Bubas always claimed that his 1966 team was his best. Jack Marin and Bob Verga became the first Duke players to be named All-America in the same season. After beating UCLA, Duke ascended to the top spot in the AP poll for the first time.

Duke got payback for 1965 by defeating State in the ACC Tournament and defeating Saint Joseph’s and Syracuse to advance to their third Final Four in four seasons.

Kentucky was next. But Verga — a sharp-shooting guard leading Duke with 19 points per game — came down with strep throat. He gave it a try but could muster only four points and Duke fell 83-79. Bubas long maintained that Duke would have won it all with a healthy Verga.

The 1966 season ended a remarkable six-year run in which Duke went 141-28, 71-13 in the ACC, 58-3 at home.

It also was his high-water mark. Duke didn’t return to the NCAA Tournament until 1978.

Bubas started losing recruiting battles, especially to that school eight miles to the west. Dean Smith had learned how to recruit all too well, bringing in Duke targets like Larry Miller, Charlie Scott and Bill Bunting.

Duke walkon C.B. Claiborne became the first African American basketball player in the Big Four in the 1966-67 season. But Duke struggled to bring in top-tier black players, a problem that lingered into the 1980s. Waters says rival recruiters played up Duke’s stereotypes as a whites-only country club, with impossible academics.

Duke didn’t drop too far, going 18-9 in 1967 behind Verga and 22-6 the following season, behind Lewis.

But Lewis was the last of the All-Americans. Bubas’ last four recruiting classes produced only one All-ACC player, center Randy Denton, a sophomore in 1969.

Lind was a senior on that 1969 team. He says he was stunned when Bubas told the team that this would be his last season. Duke responded to the news with a 122-93 win over Wake Forest but lost three of its next four, before rallying to make the ACC Tournament finals. They lost to Scott and UNC, ending the season at 15-13.

Bubas finished his career at 213-67, 106-32 in the ACC, 22-6 in the ACC Tournament. His ACC winning percentages are still the best in conference history.

Why did Bubas retire at age 42?

He always said he had other things to do.

“Basketball couldn’t contain him,” says Waters, adding that Bubas told him he “didn’t want to get on another airplane to chase another high school kid.”

Lind remembers talking to Bubas about coaching as a career option. Bubas told him about the time demands of recruiting, the increasingly cut-throat nature of recruiting, and entitled prospects who demanded guaranteed starting spots.

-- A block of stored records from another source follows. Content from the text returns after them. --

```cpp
int rc_bprmf_train_step(float* U, float* I, float* mU, float* vU, float* mI, float* vI,
                        const int64_t* uid, const int64_t* iid, int B, int C, int d,
                        int64_t n_users, int64_t n_items, const rc_opt_hyper* h,
                        float inv_b, float* loss_out, float* pred, void* ws,
                        size_t ws_bytes, rc_stream_t stream, float* phase_ms);

typedef struct rc_step_ticket {
  uint64_t generation;
  uint64_t ws;
  int32_t slot;
  int32_t device;
  int32_t B, C, d;
  int32_t flavour;
  int64_t n_users, n_items;
  uint64_t reserved[2];
} rc_step_ticket;

int rc_bprmf_train_step_ahead(float* U, float* I, float* mU, float* vU, float* mI, float* vI,
                              const int64_t* uid, const int64_t* iid, uint64_t generation,
                              const int64_t* next_uid, const int64_t* next_iid, uint64_t next_generation,
// ... 259 lines not shown
```

rechorus_amd/_lib.py:

```python
import ctypes as C
import os

_PKG = os.path.dirname(os.path.abspath(__file__))
LIB_PATH = os.environ.get("RC_LIB_PATH") or os.path.join(_PKG, "librechorus_hip.so")

RC_OK = 0
RC_OPT_SGD, RC_OPT_ADAM, RC_OPT_ADAGRAD, RC_OPT_ADADELTA = 0, 1, 2, 3
RC_SEG_SKIP_SINGLETONS = 1
OPT_BY_NAME = {"SGD": RC_OPT_SGD, "Adam": RC_OPT_ADAM, "Adagrad": RC_OPT_ADAGRAD, "Adadelta": RC_OPT_ADADELTA}


class RechorusHipMissing(ImportError):
    pass


class RechorusHipError(RuntimeError):
    def __init__(self, fn, code, text):
        super().__init__(f"{fn} failed (rc_status {code}): {text}")
        self.code = code


class OptHyper(C.Structure):
    _fields_ = [
        ("opt", C.c_int),
# ... 164 lines not shown
    "rc_neumf_head_fwd_bwd": (_i, [_p, _p, _i64, _p, _p, _i64, _p, _p, _p, _p, _p, _i, _i, _i, _i, _f, _p, _p, _p, _p, _i64, _p, _p, _i64,
                                   _p, _p, _p, _p, _sz, _p]),
    "rc_bench_mix": (_i, [_p, _i, _p, _i64, _f, _i, _p, C.POINTER(C.c_float), _p]),
    "rc_bench_mfma": (_i, [_i, _p, C.POINTER(C.c_float), _p]),
    "rc_linear_fwd": (_i, [_p, _p, _p, _i64, _i, _i, _i, _f, _p, C.c_uint32, _p, _p, _sz, _p]),
    "rc_linear_fwd_workspace_bytes": (_sz, [_i64, _i, _i]),
    "rc_linear_bwd_workspace_bytes": (_sz, [_i64, _i, _i]),
    "rc_linear_bwd": (_i, [_p, _p, _p, _p, _i64, _i, _i, _f, _i, _f, _p, _p, _p, _p, _sz, _p]),
    "rc_tower_tail_supported": (_i, [_i64, _i, _i]),
    "rc_tower_tail_workspace_bytes": (_sz, [_i64, _i, _i]),
    "rc_tower_tail_fwd": (_i, [_p, _p, _p, _p, _p, _i64, _i, _i, _f, _p, C.c_uint32, _p, _p, _p]),
    "rc_tower_tail_bwd": (_i, [_p, _p, _p, _p, _p, _i64, _i, _i, _f, _i, _f, _p, _p, _p, _p, _p, _p, _sz, _p]),
    "rc_bucket_plan_supported": (_i, [_i64, _i64, _i64, _i64]),
    "rc_bucket_plan_workspace_bytes": (_sz, [_i64, _i64]),
    "rc_bucket_plan_flags_bytes": (_sz, [_i64]),
    "rc_bucket_plan_status_ptr": (_p, [_p, _i64, _i64]),
    "rc_bucket_plan": (_i, [_p, _i64, _i64, _p, _i64, _i64, _i, _p, _p, _p, _p, _p, _p, _p, _sz, _p]),
    "rc_plan_update_workspace_bytes": (_sz, [_i64, _i]),
    "rc_plan_update": (_i, [_p, _p, _p, _i, _p, _p, _p, _i64, _p, _p, _p, _i, _p, _i64, _hp, _p, _sz, _p]),
    "rc_plan_update_pair": (_i, [_p, _p, _p, _p, _p, _p, _i, _p, _p, _p, _i64, _p, _p, _i64, _i64, _hp, _p, _p, _sz, _p]),
    "rc_plan_row_sums": (_i, [_p, _i, _p, _p, _p, _i64, _p, _p, _p, _i, _p, _i64, _p, _sz, _p]),
    "rc_plan_distinct": (_i, [_p, _p, _p, _i64, _i64, _p, _p, _p]),
    "rc_bprmf_step_workspace_bytes": (_sz, [_i, _i, _i]),
    "rc_bprmf_step_pipeline": (_i, [_i]),
    "rc_bprmf_train_step": (_i, [_p, _p, _p, _p, _p, _p, _p, _p, _i, _i, _i, _i64, _i64, _hp, _f,
                                 _p, _p, _p, _sz, _p, C.POINTER(C.c_float)]),
    "rc_bprmf_step_ahead_reset": (_i, [_tp, _p]),
    "rc_bprmf_train_step_ahead": (_i, [_p, _p, _p, _p, _p, _p, _p, _p, _u64, _p, _p, _u64, _tp, _i, _i, _i, _i64, _i64, _hp, _f,
                                       _p, _p, _p, _sz, _p, C.POINTER(C.c_float)]),
    "rc_bucket_bitmap_bytes": (_sz, [_i64]),
    "rc_bucket_multi_bitmap": (_i, [_p, _i64, _i64, _p, _p, _sz, _p]),
    "rc_lgcn_check_shape": (_i, [_i, _i, _i64, _i64]),
    "rc_lgcn_propagate_fwd": (_i, [_gp, _p, _p, _i, _i, _p, _p, _p, _p, _p]),
    "rc_lgcn_propagate_bwd": (_i, [_gp, _p, _p, _i, _i, _p, _p, _p, _p, _p, _p]),
    "rc_directau_check_shape": (_i, [_i, _i64]),
    "rc_directau_workspace_bytes": (_sz, [_i, _i64]),
    "rc_directau_fwd": (_i, [_p, _p, _p, _p, _i64, _i, _f, _i, _p, _sz, _p, _p, _p]),
    "rc_directau_bwd": (_i, [_p, _i64, _i, _f, _f, _f, _p, _sz, _p, _p, _p]),
    "rc_buir_check_shape": (_i, [_i, _i64]),
    "rc_buir_workspace_bytes": (_sz, [_i, _i64]),
    "rc_buir_fwd": (_i, [_p] * 8 + [_i64, _i, _p, _sz, _p, _p, _p]),
    "rc_buir_bwd": (_i, [_p] * 9 + [_i64, _i, _p, _sz, _p, _p, _p, _p, _p]),
    "rc_buir_query": (_i, [_p, _p, _p, _p, _i64, _i, _p, _p, _p]),
    "rc_buir_scores": (_i, [_p, _p, _p, _p, _i64, _i64, _i, _p, _p]),
    "rc_buir_ema": (_i, [_p, _p, _i64, _p, _p, _i64, _dbl, _p]),
    "rc_comirec_check_shape": (_i, [_i, _i, _i, _i]),
# ... 107 lines not shown
```

rechorus_amd/csrc/bprmf_fused.hip:

```cpp
#include "bprmf_step.hpp"
#include "fused_body.hpp"
#include "small_plan.hpp"

namespace rc {

template <int D, int GS, int CPL, int MODE>
__global__ __launch_bounds__(kBlock, (fused_min_waves<CPL, MODE>())) void bprmf_fwd_bwd_kernel(
    const float* __restrict__ U, const float* I,
    const int64_t* __restrict__ uid, const int64_t* __restrict__ iid, int B, int C,
    float inv_b, float* __restrict__ pred, float* __restrict__ loss_vec,
    float* __restrict__ gpred, float* __restrict__ ugrad, FusedUpd upd) {
  bprmf_fwd_bwd_body<D, GS, CPL, MODE, kBlock>(U, I, uid, iid, B, C, inv_b, pred, loss_vec, gpred, ugrad, upd,
                                               (int64_t)blockIdx.x, nullptr);
}

template <int D, int GS, int CPL>
__global__ __launch_bounds__(kSmallThreads) void small_front_kernel(
    const float* __restrict__ U, const float* I, const int64_t* __restrict__ uid, const int64_t* __restrict__ iid,
    int B, int C, float inv_b, float* __restrict__ pred, float* __restrict__ loss_vec, float* __restrict__ gpred,
    float* __restrict__ ugrad, float* __restrict__ ub, SmallPlanArgs plan) {
  extern __shared__ __attribute__((aligned(16))) unsigned char small_smem[];
  if (blockIdx.x < (unsigned)kSmallPlanWgs) {
    small_plan_block(plan, blockIdx.x, small_smem);
    return;
  }
  FusedUpd none;
  none.I = nullptr; none.M = nullptr; none.V = nullptr; none.single = nullptr;
  bprmf_fwd_bwd_body<D, GS, CPL, MODE_NONE, kSmallThreads>(U, I, uid, iid, B, C, inv_b, pred, loss_vec, gpred, ugrad, none,
                                                           (int64_t)blockIdx.x - kSmallPlanWgs, ub);
}

constexpr int kGenericMaxC = 4096;
constexpr int kGenericMaxDChunks = 8;

__global__ __launch_bounds__(kBlock) void bprmf_fwd_bwd_generic_kernel(
    const float* __restrict__ U, const float* __restrict__ I,
    const int64_t* __restrict__ uid, const int64_t* __restrict__ iid, int B, int C, int d,
    float inv_b, float* __restrict__ pred, float* __restrict__ loss_vec,
    float* __restrict__ gpred, float* __restrict__ ugrad) {
  extern __shared__ float smem[];
  const int lane = threadIdx.x & 63;
  const int wib = threadIdx.x >> 6;
  const int64_t t_raw = (int64_t)blockIdx.x * (kBlock / 64) + wib;
  const bool tv = t_raw < B;
  const int64_t t = tv ? t_raw : (int64_t)B - 1;
  float* sp = smem + (size_t)wib * C;
  const float* ur = U + uid[t] * d;
  const int64_t* ids = iid + t * C;
  for (int c = 0; c < C; ++c) {
    const float* ir = I + ids[c] * d;
// ... 61 lines not shown
  const float* U;
  const float* I;
  const int64_t* uid;
  const int64_t* iid;
  int B, C;
  float inv_b;
  float* pred;
  float* loss_vec;
  float* gpred;
  float* ugrad;
  int mode;
  const char* who;
  FusedUpd upd;
  hipStream_t s;
  const SmallPlanArgs* small;
  float* ub;
};

template <int D, int GS, int CPL>
static int launch_fused(const FusedCall& f) {
  constexpr int TPW = 64 / ((D / 4) * GS);
  constexpr int TPB = TPW * (kBlock / 64);
  const int blocks = (f.B + TPB - 1) / TPB;
  if (f.small) {
    constexpr int TPB_S = TPW * (kSmallThreads / 64);
    const int fblocks = (f.B + TPB_S - 1) / TPB_S;
    auto kern = small_front_kernel<D, GS, CPL>;
    static bool attr_done = false;
    if (!attr_done) {
      RC_HIP(hipFuncSetAttribute(reinterpret_cast<const void*>(kern), hipFuncAttributeMaxDynamicSharedMemorySize, (int)kSmallLdsBytes));
      attr_done = true;
    }
    hipLaunchKernelGGL(kern, dim3(kSmallPlanWgs + fblocks), dim3(kSmallThreads), kSmallLdsBytes, f.s, f.U, f.I, f.uid, f.iid,
                       f.B, f.C, f.inv_b, f.pred, f.loss_vec, f.gpred, f.ugrad, f.ub, *f.small);
    RC_LAUNCH_CHECK();
    return RC_OK;
  }
  return dispatch_or_fail<MODE_NONE, MODE_SGD, MODE_ADAM, MODE_ADAGRAD>(f.who, "update mode", f.mode, [&](auto M) -> int {
    hipLaunchKernelGGL((bprmf_fwd_bwd_kernel<D, GS, CPL, M()>), dim3(blocks), dim3(kBlock), 0, f.s, f.U, f.I, f.uid, f.iid, f.B, f.C,
                       f.inv_b, f.pred, f.loss_vec, f.gpred, f.ugrad, f.upd);
    RC_LAUNCH_CHECK();
    return RC_OK;
  });
}

template <int D>
// ... 53 lines not shown
  hipStream_t s = as_stream(stream);
  if (aligned16(U, I, ugrad) && register_path_ok(d, C)) {
    FusedCall f;
    memset(&f, 0, sizeof(f));
    f.U = U; f.I = I; f.uid = uid; f.iid = iid; f.B = B; f.C = C; f.inv_b = inv_b;
    f.pred = pred; f.loss_vec = loss_vec; f.gpred = gpred; f.ugrad = ugrad;
    f.mode = MODE_NONE; f.s = s; f.who = "rc_bprmf_fwd_bwd";
    bool handled = false;
    const int rc_ = run_fused(f, d, &handled);
    if (handled) return rc_;
  }
  if (C > kGenericMaxC || d > 64 * kGenericMaxDChunks)
    return fail(RC_ERR_UNSUPPORTED,
                "rc_bprmf_fwd_bwd: no kernel for C=%d d=%d (generic path: C<=%d, d<=%d)", C, d,
                kGenericMaxC, 64 * kGenericMaxDChunks);
  const int blocks = (B + (kBlock / 64) - 1) / (kBlock / 64);
  const size_t shmem = (size_t)(kBlock / 64) * C * sizeof(float);
  hipLaunchKernelGGL(bprmf_fwd_bwd_generic_kernel, dim3(blocks), dim3(kBlock), shmem, s, U, I,
                     uid, iid, B, C, d, inv_b, pred, loss_vec, gpred, ugrad);
  RC_LAUNCH_CHECK();
  return RC_OK;
}
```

So Lind went to law school.

Bubas stayed at Duke as an administrator, eventually becoming a vice-president. Waters says few know of Bubas’ behind-the-scenes efforts to improve Duke’s relationship with neighboring Durham school N.C. Central and Durham’s African American community.

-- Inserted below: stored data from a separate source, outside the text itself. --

+        if (!(lane_on && kk < nch)) continue;
+        uint64_t ow = cl_words[kk * W + w];
+        if ((revmask >> p) & 1u) {
+            ow = rc_word_at<W>(cl_words + kk * W, s.L, w);
+            cl_words[kk * W + w] = ow;
+        }
+        if (cl_g[kk] >= 0) s.oreads_out[(size_t)(base + kk) * W + w] = ow;
+    }
+}
+template <int NPL, int GW> __device__ __forceinline__ bool consensus_tile(const S2Args &s, const uint32_t tile, const uint32_t *cid, const unsigned long long *cinfo, int want_windows, const uint32_t *tlo, const uint32_t *thi)
 {
     extern __shared__ uint64_t cl_words[];
-    int *const cl_g = reinterpret_cast<int *>(cl_words + (size_t)CCHUNK * s.W);
+    const int L = s.L, W = GW ? GW : s.W;
+    int *const cl_g = reinterpret_cast<int *>(cl_words + (size_t)CCHUNK * W);
     const uint32_t *const cl_w32 = reinterpret_cast<const uint32_t *>(cl_words);
     const uint64_t X0 = (uint64_t)(tile + s.tile_base) * CTILE;
-    const int L = s.L, W = s.W;
     const long long ilo = tlo[tile], ihi = thi[tile];
     const int x0r = (int)threadIdx.x * CSTRIP;
     const uint64_t x0 = X0 + (uint64_t)x0r;
@@ -217,8 +275,11 @@
     for (long long base = ilo; base <= ihi; base += CCHUNK) {
         const int nch = (int)(ihi + 1 - base < CCHUNK ? ihi + 1 - base : CCHUNK);
         __syncthreads();
-        for (int k = threadIdx.x; k < nch * W; k += CTHREADS) cl_words[k] = s.oreads[(size_t)base * W + k];
-        for (int k = threadIdx.x; k < nch; k += CTHREADS) cl_g[k] = (int)((long long)s.gstart[base + k] - (long long)X0);
+        if constexpr (GW != 0) consensus_gather<(GW ? GW : 1), (NPL == CPLANES || GW > 4 || GW == 3 ? 2 : CGBATCH)>(s, base, nch, X0, cl_words, cl_g);
+        else {
+            for (int k = threadIdx.x; k < nch * W; k += CTHREADS) cl_words[k] = s.oreads[(size_t)base * W + k];
+            for (int k = threadIdx.x; k < nch; k += CTHREADS) cl_g[k] = (int)((long long)s.gstart[base + k] - (long long)X0);
+        }
         __syncthreads();
         int k = nch;
         if (mine) {
@@ -318,13 +379,16 @@
     }
     return ovf;
 }
-template <int NPL> __global__ __launch_bounds__(CTHREADS, NPL == CPLANES ? 4 : 6) void k_consensus(S2Args s, const uint32_t *cid, const unsigned long long *cinfo, int want_windows, const uint32_t *tlo, const uint32_t *thi, uint32_t *tovf)
+#ifndef CGWAVES
+#define CGWAVES 6
+#endif
+template <int NPL, int GW> __global__ __launch_bounds__(CTHREADS, NPL == CPLANES ? 4 : GW ? CGWAVES : 6) void k_consensus(S2Args s, const uint32_t *cid, const unsigned long long *cinfo, int want_windows, const uint32_t *tlo, const uint32_t *thi, uint32_t *tovf)
 {
     if (NPL == CPLANES) {
         const uint32_t n = tovf[0];
-        for (uint32_t k = blockIdx.x; k < n; k += gridDim.x) consensus_tile<NPL>(s, tovf[1 + k], cid, cinfo, want_windows, tlo, thi);
+        for (uint32_t k = blockIdx.x; k < n; k += gridDim.x) consensus_tile<NPL, GW>(s, tovf[1 + k], cid, cinfo, want_windows, tlo, thi);
     } else {
-        const bool ovf = consensus_tile<NPL>(s, blockIdx.x, cid, cinfo, want_windows, tlo, thi);
+        const bool ovf = consensus_tile<NPL, GW>(s, blockIdx.x, cid, cinfo, want_windows, tlo, thi);
         if (__syncthreads_or(ovf) && threadIdx.x == 0) tovf[1 + atomicAdd(&tovf[0], 1u)] = blockIdx.x;
     }
 }
@@ -1503,7 +1567,7 @@
     a.M = M; a.S = S; a.T = T;
     a.q = 1u + (uint32_t)((M - 1u) / E);
     if (a.q == 0) a.q = 1;
-    a.oreads = c->d_oreads; a.flag = c->d_flag; a.pos = c->d_pos; a.rc = c->d_rc; a.order = c->d_order;
+    a.oreads = c->d_oreads; a.reads = c->s2_gather ? c->d_reads : nullptr; a.oreads_out = c->s2_gather ? c->d_oreads : nullptr; a.flag = c->d_flag; a.pos = c->d_pos; a.rc = c->d_rc; a.order = c->d_order;
     const uint32_t i0 = (uint32_t)((uint64_t)e0 * a.q > M ? M : (uint64_t)e0 * a.q), i1 = e1 >= E ? M : (uint32_t)((uint64_t)e1 * a.q > M ? M : (uint64_t)e1 * a.q);
 
     uint32_t *order_out = nullptr, *orderN_out = nullptr;
@@ -1634,10 +1698,18 @@
         hipLaunchKernelGGL(k_consensus_tiles, G256(ntiles), a, ntiles, tlo, thi);
         uint32_t *tovf = nullptr; RC_TRY(dalloc(c, &tovf, (size_t)ntiles + 1));
         HIP_TRY(hipMemsetAsync(tovf, 0, 4, c->stream));
-        hipLaunchKernelGGL(k_consensus<CSHALLOW>, dim3(ntiles), dim3(CTHREADS), (size_t)CCHUNK * (W * 8 + 4), c->stream, a, (const uint32_t *)u1, (const unsigned long long *)cinfo, T ? 1 : 0,
-                           (const uint32_t *)tlo, (const uint32_t *)thi, tovf);
-        hipLaunchKernelGGL(k_consensus<CPLANES>, dim3(ntiles < 1024u ? ntiles : 1024u), dim3(CTHREADS), (size_t)CCHUNK * (W * 8 + 4), c->stream, a, (const uint32_t *)u1, (const unsigned long long *)cinfo, T ? 1 : 0,
-                           (const uint32_t *)tlo, (const uint32_t *)thi, tovf);
+#define CONSENSUS_LAUNCH(GW) { \
+        hipLaunchKernelGGL((k_consensus<CSHALLOW, GW>), dim3(ntiles), dim3(CTHREADS), (size_t)CCHUNK * (W * 8 + 4), c->stream, a, (const uint32_t *)u1, (const unsigned long long *)cinfo, T ? 1 : 0, \
+                           (const uint32_t *)tlo, (const uint32_t *)thi, tovf); \
+        hipLaunchKernelGGL((k_consensus<CPLANES, GW>), dim3(ntiles < 1024u ? ntiles : 1024u), dim3(CTHREADS), (size_t)CCHUNK * (W * 8 + 4), c->stream, a, (const uint32_t *)u1, (const unsigned long long *)cinfo, T ? 1 : 0, \
+                           (const uint32_t *)tlo, (const uint32_t *)thi, tovf); }
+        if (!c->s2_gather) CONSENSUS_LAUNCH(0)
+        else switch (W) {
+            case 1: CONSENSUS_LAUNCH(1) break; case 2: CONSENSUS_LAUNCH(2) break; case 3: CONSENSUS_LAUNCH(3) break; case 4: CONSENSUS_LAUNCH(4) break;
+            case 5: CONSENSUS_LAUNCH(5) break; case 6: CONSENSUS_LAUNCH(6) break; case 7: CONSENSUS_LAUNCH(7) break; default: CONSENSUS_LAUNCH(8) break;
+        }
+#undef CONSENSUS_LAUNCH
+        if (c->s2_gather && !part) c->oreads_whole = true;
         {
             const uint64_t soff = seq_total;
             uint64_t maxnb = 0;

Bubas left Duke in 1976 to become the first commissioner of the Sun Belt Conference, a position he held until 1990. Always an innovator, he was an early proponent of the shot clock and the three-point shot.

And he didn’t forget Duke. Both Bill Foster and Mike Krzyzewski would get a call from Bubas during their early struggles, with a simple message: Don’t pay attention to the critics, you’re on the right track, stay the course.

His best behind-the-scenes work may have come as the chairman of the NCAA Tournament Basketball Committee, where he advocated for an expanded tournament and a more fact-based evaluation process.

He didn’t get his name in the papers. But when he talked, people listened.

Waters, Lind, Buckley and dozens more of his closest friends gathered in Durham last January for his 91st birthday. It wasn’t intended as a farewell. Waters says they were planning on a 92nd.

“He was so top-drawer,” Buckley says. “My appreciation has grown over time. I was very lucky to be part of that.”

“He changed our lives,” Waters sums up. “His hand was on everything. He was positive, intelligent, caring. He could have run General Motors. He showed what leadership could do in college basketball.”